## What you will do
Return all lines of the records that contain the word "single".

Stored data entries:
***

extern "C" int ksfd_step(ksfd_handle *h, double *t, double *hstep, const ksfd_step_opts *opts, ksfd_step_stats *stats)
{
    if (!h || !t || !hstep || !opts) return KSFD_EINVAL;
    hipSetDevice(h->device);
    const bool direct = opts->pc_type == 5;
    if (direct) {
        const int g = direct_guard(h);
        if (g) return g;
    }
    const bool dr_on = h->dr_keep > 0 && !direct;
    if (dr_on) {
        const int m_dr = std::min(opts->ksp_restart > 0 ? opts->ksp_restart : 30, h->restart_alloc);
        if (h->dr_keep > m_dr - 3) return fail(h, KSFD_EINVAL, "deflation: keep = %d needs a restart length of at least %d (ksp_restart %d, basis vectors allocated %d)", h->dr_keep, h->dr_keep + 3, (int)opts->ksp_restart, h->restart_alloc);
    }
    memset(&h->dr_stats, 0, sizeof h->dr_stats);
    if (getenv("KSFD_PC_SIGMA")) { h->mg_shift_floor = atof(getenv("KSFD_PC_SIGMA")); h->sf_auto = false; }
    ksfd_step_stats st;
    memset(&st, 0, sizeof st);
    const double bytes0 = h->bytes_acc;
    const int64_t rhs0 = h->prof.launches[KC_RHS], jvp0 = h->prof.launches[KC_JVP];
    int64_t launches0 = 0;
    for (int c = 0; c < KSFD_NKCLASS; c++) launches0 += h->prof.launches[c];
    const long long sync0 = h->n_host_sync, pred0 = h->n_predicted, resid0 = h->n_residual;
    int rc = KSFD_OK;
    const int64_t vs = h->vlen;
    double hh = *hstep;
    bool prev_accept = !(opts->reserved & 4);
    bool lam_done = false;
    int rejects = 0;
    const int max_rej = opts->max_reject < 0 ? 0x7fffffff : opts->max_reject;
    const bool single = (opts->reserved & 2) != 0;
    {
        Scope sc(h, KC_MISC, vbytes(h, 3));
        hipLaunchKernelGGL(k_groom, vgrid(h), dim3(KSFD_BLOCK), 0, h->st, h->kv, h->u, h->P.rhomin, h->P.Umin, h->usave);
        if (hipGetLastError() != hipSuccess) { rc = fail(h, KSFD_EHIP, "k_groom launch failed"); goto out; }
    }
    if ((rc = halo(h, h->u))) goto out;
    if (h->use_frozen && (rc = ensure_coef(h, true))) goto out;
    h->poly_shift = -1.0;
    h->nsteps++;
    if (h->spec.rho_step > 0.0) h->spec.rho_prev = h->spec.rho_step;
    h->spec.rho_step = 0.0;
    while (true) {
        const double shift = 1.0 / (GAMMA_RA * hh);
        h->dr.valid = false;
        double dmax = h->P.s2, lap = 0.0;
        for (int l = 0; l < h->P.nlig; l++) dmax = std::max(dmax, h->P.lig_D[l]);
        for (int a = 0; a < h->G.dim; a++) lap += (16.0 / 3.0) * h->P.inv_h2[a];
        const double stiff = dmax * lap / shift;
        const double mg_from = h->mg_threshold * ((double)h->G.F * (double)h->G.nloc < 8.0e6 ? 3.0 : 1.0);
        bool use_spec = !direct && h->spec.ok && h->use_frozen && (opts->pc_type == 4 || (opts->pc_type == 2 && stiff >= (fused_ok(h) ? h->spec_from : std::max(h->spec_from, 0.3)) && h->nsteps > h->spec.bad_until && !h->spec.user_off));
        if (use_spec) {
            if (!h->Zb && alloc_d(h, &h->Zb, (int64_t)h->restart_alloc * h->vlen)) { rc = KSFD_ENOMEM; goto out; }
            if (!h->spec.means_valid && (rc = spec_means(h))) goto out;
        }
        const bool use_pc = !direct && !use_spec && h->mg_ok && h->use_frozen && (opts->pc_type == 1 || (opts->pc_type == 2 && stiff > mg_from));
        bool use_poly = false;
        if (!use_spec && !use_pc && h->use_frozen && (opts->pc_type == 2 || opts->pc_type == 3) && stiff >= 0.3) {
            if (!h->Zb && alloc_d(h, &h->Zb, (int64_t)h->restart_alloc * h->vlen)) { rc = KSFD_ENOMEM; goto out; }
            if (!lam_done) {
                if (h->lamJ < 0.0 || ++h->lam_age >= h->lam_period) {
                    const double before = h->lamJ;
                    if ((rc = est_lambda_max(h, shift, before < 0.0 ? 8 : 2))) goto out;
                    const bool stable = before > 0.0 && fabs(h->lamJ - before) <= 0.02 * before;
                    h->lam_period = stable ? std::min(2 * h->lam_period, 8) : 1;
                    h->lam_age = 0;
                }
                lam_done = true;
            }
            if (h->poly_shift != shift) poly_setup(h, shift);
            use_poly = h->poly_deg >= 1 && h->poly_max_deg >= 1;
        }
        const bool small = (double)h->G.F * (double)h->G.nloc <= 6.0e6;
        const bool use_async = !dr_on && !direct && !use_spec && !use_pc && !use_poly && h->use_frozen && !(opts->reserved & 1) && stiff >= 1e-3 &&
                               (!h->ring || h->tr->device_allreduce()) &&
                               (h->async_mode == 1 || (h->async_mode == 2 && small));
        h->mg_use32 = opts->ksp_rtol >= 1e-7;
        const bool fuse_stage = (fused_ok(h) || (strip3d_ok(h) && h->rhs3d_strip)) && h->P.nlig <= 4 && h->fuse_stage;
        const int its_before = st.linear_its;
        bool spec_failed = false;
        const bool guess_on = (use_spec || use_pc) && fuse_stage && h->spec_guess && h->bstore;
        double gb[4][4];
        if (direct && !(rc = ensure_coef(h, true))) rc = direct_factor(h, shift);
        for (int i = 0; i < 4 && !rc; i++) {
            const double *zin = h->u;
            double bnorm2 = -1.0;
            bool rhs_dots_done = false;
            double rhs_dot[2] = { 0.0, 0.0 };
            double *bcur = (guess_on && i < 3) ? h->bstore + (int64_t)i * vs : h->bvec;
            if (fuse_stage) {
                KComb cmb = KComb{};
                for (int j = 0; j < i; j++) {
                    if (h->At[i][j] != 0.0) { cmb.yin[cmb.nin] = h->Y + (int64_t)j * vs; cmb.ain[cmb.nin++] = h->At[i][j]; }
                    if (h->Ginv[i][j] != 0.0) { cmb.yout[cmb.nout] = h->Y + (int64_t)j * vs; cmb.aout[cmb.nout++] = -h->Ginv[i][j] / hh; }
                }
                const int gdot_j0 = std::max(0, i - h->guess_max), gdot_n = (guess_on && i > 0 && h->rhs_dots) ? i - gdot_j0 : 0;
                const bool rhs_norm = use_spec && fused_ok(h) && (!(guess_on && i > 0) || (gdot_n > 0 && gdot_n <= 2 && strip_waves(h) * (1 + gdot_n) <= part_capacity()));
                rhs_dots_done = rhs_norm && gdot_n > 0;
                if ((rc = op_rhs(h, h->u, i, bcur, &cmb, rhs_norm, i > 0 ? h->Y + (int64_t)(i - 1) * vs : nullptr, rhs_dots_done ? gdot_n : 0,
                                 rhs_dots_done ? h->bstore + (int64_t)gdot_j0 * vs : nullptr))) break;
                if (rhs_norm) bnorm2 = h->hres[0];
                if (rhs_dots_done) for (int j = 0; j < gdot_n; j++) rhs_dot[j] = h->hres[1 + j];
            } else {
            if (i > 0) {
                const double *xs[5]; double a[5]; int nt = 0;
                xs[nt] = h->u; a[nt++] = 1.0;
                for (int j = 0; j < i; j++) if (h->At[i][j] != 0.0) { xs[nt] = h->Y + (int64_t)j * vs; a[nt++] = h->At[i][j]; }
                if (nt > 1) {
                    if ((rc = op_lincomb(h, nt, xs, a, h->Z))) break;
                    if ((rc = halo(h, h->Z))) break;
                    zin = h->Z;
                }
            }
            if ((rc = op_rhs(h, zin, i, h->bvec))) break;
            if (i > 0) {
                const double *xs[5]; double a[5]; int nt = 0;
                xs[nt] = h->bvec; a[nt++] = 1.0;
                for (int j = 0; j < i; j++) if (h->Ginv[i][j] != 0.0) { xs[nt] = h->Y + (int64_t)j * vs; a[nt++] = -h->Ginv[i][j] / hh; }
                if (nt > 1 && (rc = op_lincomb(h, nt, xs, a, h->bvec))) break;
            }
            }
            LinStats ls;
            SpecGuess sg;
            sg.n = 0;
            {
                if (guess_on) {
                    if (i == 0) {
                        if (bnorm2 < 0.0) { if ((rc = op_multidot(h, bcur, bcur, 0))) break; bnorm2 = h->hres[0]; }
                        gb[0][0] = bnorm2;
                    }
                    else {
                        const int j0 = std::max(0, i - h->guess_max), ng = i - j0;
                        if (rhs_dots_done) {
                            for (int j = 0; j < ng; j++) gb[i][j0 + j] = gb[j0 + j][i] = rhs_dot[j];
                            gb[i][i] = bnorm2;
                        } else {
                            if ((rc = op_multidot(h, bcur, h->bstore + (int64_t)j0 * vs, ng))) break;
                            for (int j = 0; j < ng; j++) gb[i][j0 + j] = gb[j0 + j][i] = h->hres[j];
                            gb[i][i] = bnorm2 = h->hres[ng];
                        }
                        double M[3][4];
                        for (int a = 0; a < ng; a++) { for (int c = 0; c < ng; c++) M[a][c] = gb[j0 + a][j0 + c]; M[a][ng] = gb[i][j0 + a]; M[a][a] *= 1.0 + 1e-13; }
                        bool okls = ng > 0;
                        for (int c = 0; c < ng && okls; c++) {
                            int pv = c;
                            for (int a = c + 1; a < ng; a++) if (fabs(M[a][c]) > fabs(M[pv][c])) pv = a;
                            if (!(fabs(M[pv][c]) > 0.0)) { okls = false; break; }
                            for (int q = 0; q <= ng; q++) std::swap(M[c][q], M[pv][q]);
                            for (int a = c + 1; a < ng; a++) { const double f = M[a][c] / M[c][c]; for (int q = c; q <= ng; q++) M[a][q] -= f * M[c][q]; }
                        }
                        double cf[3] = { 0, 0, 0 };
                        for (int a = ng - 1; a >= 0 && okls; a--) { double t = M[a][ng]; for (int q = a + 1; q < ng; q++) t -= M[a][q] * cf[q]; cf[a] = t / M[a][a]; }
                        double pred = gb[i][i];
                        for (int a = 0; a < ng; a++) { pred -= 2.0 * cf[a] * gb[i][j0 + a]; for (int c = 0; c < ng; c++) pred += cf[a] * cf[c] * gb[j0 + a][j0 + c]; }
                        if (okls && pred == pred && pred < 0.09 * gb[i][i]) {
                            for (int j = 0; j < ng; j++) if (cf[j] != 0.0) { sg.Y[sg.n] = h->Y + (int64_t)(j0 + j) * vs; sg.b[sg.n] = h->bstore + (int64_t)(j0 + j) * vs; sg.c[sg.n++] = cf[j]; }
                        }
                    }
                }
            }
            if (direct) {
                rc = direct_stage(h, shift, bcur, h->Y + (int64_t)i * vs, opts, &ls);
                st.pc_used |= 16;
            } else if (use_spec) {
                const bool skip = spec_failed && opts->pc_type == 2;
                if (!skip) {
                    rc = spec_solve(h, shift, bcur, h->Y + (int64_t)i * vs, opts, &ls, bnorm2, opts->pc_type == 2 ? (h->spec.backoff > 8 ? 8 : 40) : 0, sg.n ? &sg : nullptr);
                    st.pc_used |= 8;
                }
                if (skip || (rc == KSFD_ELINEAR && opts->pc_type == 2)) {
                    if (!skip) st.linear_its += ls.its;
                    spec_failed = true;
                    const bool mg_here = h->mg_ok && stiff > 0.3;
                    rc = gmres(h, h->u, shift, bcur, h->Y + (int64_t)i * vs, opts, &ls, mg_here ? 1 : 0);
                    st.pc_used |= mg_here ? 2 : 1;
                }
            } else if (use_pc && sg.n) {
                double *xi = h->Y + (int64_t)i * vs;
                const double *xs[3]; double a[3];
                for (int j = 0; j < sg.n; j++) { xs[j] = sg.Y[j]; a[j] = sg.c[j]; }
                if ((rc = op_lincomb(h, sg.n, xs, a, xi)) || (rc = halo(h, xi)) || (rc = op_jvp_frozen(h, xi, 2, shift, h->Z, bcur))) break;
                const double tol = std::max(opts->ksp_rtol * sqrt(bnorm2), opts->ksp_atol);
                rc = dr_on ? gmres_dr(h, h->u, shift, h->Z, h->t3, opts, &ls, 1, i, tol)
                           : gmres(h, h->u, shift, h->Z, h->t3, opts, &ls, 1, i, tol);
                if (!rc) { const double *x2[2] = { xi, h->t3 }; double a2[2] = { 1.0, 1.0 }; rc = op_lincomb(h, 2, x2, a2, xi); }
                st.pc_used |= 2;
            } else {
            rc = use_async ? gmres_async(h, shift, bcur, h->Y + (int64_t)i * vs, opts, &ls)
                 : dr_on ? gmres_dr(h, h->u, shift, bcur, h->Y + (int64_t)i * vs, opts, &ls, use_pc ? 1 : (use_poly ? 2 : 0), i)
                           : gmres(h, h->u, shift, bcur, h->Y + (int64_t)i * vs, opts, &ls, use_pc ? 1 : (use_poly ? 2 : 0), i);
            st.pc_used |= use_pc ? 2 : (use_poly ? 4 : 1);
            }
            st.linear_its += ls.its;
            st.ksp_resid = ls.rel;
            {
                static const bool stage_trace = getenv("KSFD_STAGE_TRACE") != nullptr;
                if (stage_trace) fprintf(stderr, "[stage %d] its %d rel %.2e guess %d\n", i, ls.its, ls.rel, sg.n);
            }
            if (rc == KSFD_ELINEAR && !direct && !use_pc && h->mg_ok && h->use_frozen && opts->pc_type) {
                rc = gmres(h, h->u, shift, bcur, h->Y + (int64_t)i * vs, opts, &ls, 1);
                st.pc_used |= 2;
                st.linear_its += ls.its;
                st.ksp_resid = ls.rel;
            }
        }
        if (use_spec && opts->pc_type == 2) {
            if (spec_failed || st.linear_its - its_before > 48) {
                h->spec.bad_until = h->nsteps + h->spec.backoff;
                h->spec.backoff = std::min(2 * h->spec.backoff, 512);
            } else h->spec.backoff = 8;
        }
        if (!rc && use_pc && h->sf_auto) {
            const double its = (double)(st.linear_its - its_before);
            if (h->sf_dir == 0) {
                if (h->sf_hold > 0) h->sf_hold--;
                else if (its > 64.0) {
                    h->sf_prev_its = its; h->sf_prev_floor = h->mg_shift_floor;
                    h->mg_shift_floor = 2.0 * std::max(h->mg_shift_floor, shift);
                    h->sf_dir = 1; h->sf_tried_down = false;
                }
            } else if (its < 0.95 * h->sf_prev_its) {
                h->sf_prev_its = its; h->sf_prev_floor = h->mg_shift_floor;
                h->mg_shift_floor = h->sf_dir > 0 ? 2.0 * h->mg_shift_floor : 0.5 * h->mg_shift_floor;
                if (h->mg_shift_floor <= shift) { h->sf_dir = 0; h->sf_hold = 25; }
            } else {
                h->mg_shift_floor = h->sf_prev_floor;
                if (h->sf_dir > 0 && !h->sf_tried_down && 0.5 * h->sf_prev_floor > shift) {
                    h->sf_dir = -1; h->sf_tried_down = true;
                    h->mg_shift_floor = 0.5 * h->sf_prev_floor;
                } else { h->sf_dir = 0; h->sf_hold = 25; }
            }
        }
        if (rc == KSFD_ELINEAR && opts->adapt && !single && rejects < max_rej && hh * 0.25 >= opts->dt_min) {
            rejects++;
            st.rejections = rejects;
            prev_accept = false;
            if ((rc = op_copy(h, h->u, h->usave))) goto out;
            hh *= 0.25;
            *hstep = hh;
            if ((rc = halo(h, h->u))) goto out;
            continue;
        }
        if (rc) { op_copy(h, h->u, h->usave); hipStreamSynchronize(h->st); goto out; }
        {
            Scope sc(h, KC_FINISH, vbytes(h, 7));
            hipLaunchKernelGGL(k_rosw_finish, dim3(h->nblk_vec), dim3(KSFD_BLOCK), 0, h->st, h->kv, h->u, h->Y, vs,
                               h->bt[0], h->bt[1], h->bt[2], h->bt[3], h->b2t[0] - h->bt[0], h->b2t[1] - h->bt[1],
                               h->b2t[2] - h->bt[2], h->b2t[3] - h->bt[3], opts->atol, opts->rtol, h->errv, h->part);
        }
        h->have_err = true;
        h->coef_fresh = false;
        if ((rc = reduce_rows(h, 1, h->nblk_vec, 0))) goto out;
        {
            double ntot = (double)h->G.F * (double)h->cfg.n[0] * (double)h->cfg.n[1] * (double)h->cfg.n[2];
            st.wrms = sqrt(h->hres[0] / ntot);
        }
        if (!(st.wrms == st.wrms) || isinf(st.wrms)) {
            op_copy(h, h->u, h->usave); hipStreamSynchronize(h->st);
            h->coef_fresh = h->use_frozen;
            rc = fail(h, KSFD_ENAN, "non-finite error norm at t=%g h=%g", *t, hh);
            goto out;
        }
        bool accept = true;
        double hnext = hh;
        if (opts->adapt) {
            double safety = opts->safety;
            if (st.wrms > 1.0) {
                if (!prev_accept) safety *= opts->reject_safety;
                accept = hh < (1.0 + 1.4901161193847656e-08) * opts->dt_min;
            }
            double hfac = st.wrms > 0.0 ? safety * pow(st.wrms, -1.0 / 3.0) : INFINITY;
            hfac = std::min(std::max(hfac, opts->clip_lo), opts->clip_hi);
            hnext = std::min(std::max(hh * hfac, opts->dt_min), opts->dt_max);
        }
        prev_accept = accept;
        if (accept) {
            st.accepted = 1; st.h_used = hh;
            *t += hh;
            *hstep = hnext;
            break;
        }
        rejects++;
        st.rejections = rejects;
        if ((rc = op_copy(h, h->u, h->usave))) goto out;
        h->coef_fresh = h->use_frozen;
        hh = hnext;
        *hstep = hnext;
        if (single) break;
        if (rejects > max_rej) { rc = fail(h, KSFD_EREJECT, "step rejected %d times at t=%g", rejects, *t); break; }
        if ((rc = halo(h, h->u))) goto out;
    }
out:
    prof_resolve(h);
    st.bytes = h->bytes_acc - bytes0;
    st.rhs_evals = (int32_t)(h->prof.launches[KC_RHS] - rhs0);
    st.jvp_evals = (int32_t)(h->prof.launches[KC_JVP] - jvp0);
    {
        int64_t l1 = 0;
        for (int c = 0; c < KSFD_NKCLASS; c++) l1 += h->prof.launches[c];
        st.launches = (int32_t)(l1 - launches0);
    }
    st.host_syncs = (int32_t)(h->n_host_sync - sync0);
    st.predicted_final = (int32_t)(h->n_predicted - pred0);
    st.residual_evals = (int32_t)(h->n_residual - resid0);
    if (stats) *stats = st;
    return rc;
}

***

## Completed task
    const bool single = (opts->reserved & 2) != 0;
        if (rc == KSFD_ELINEAR && opts->adapt && !single && rejects < max_rej && hh * 0.25 >= opts->dt_min) {
        if (single) break;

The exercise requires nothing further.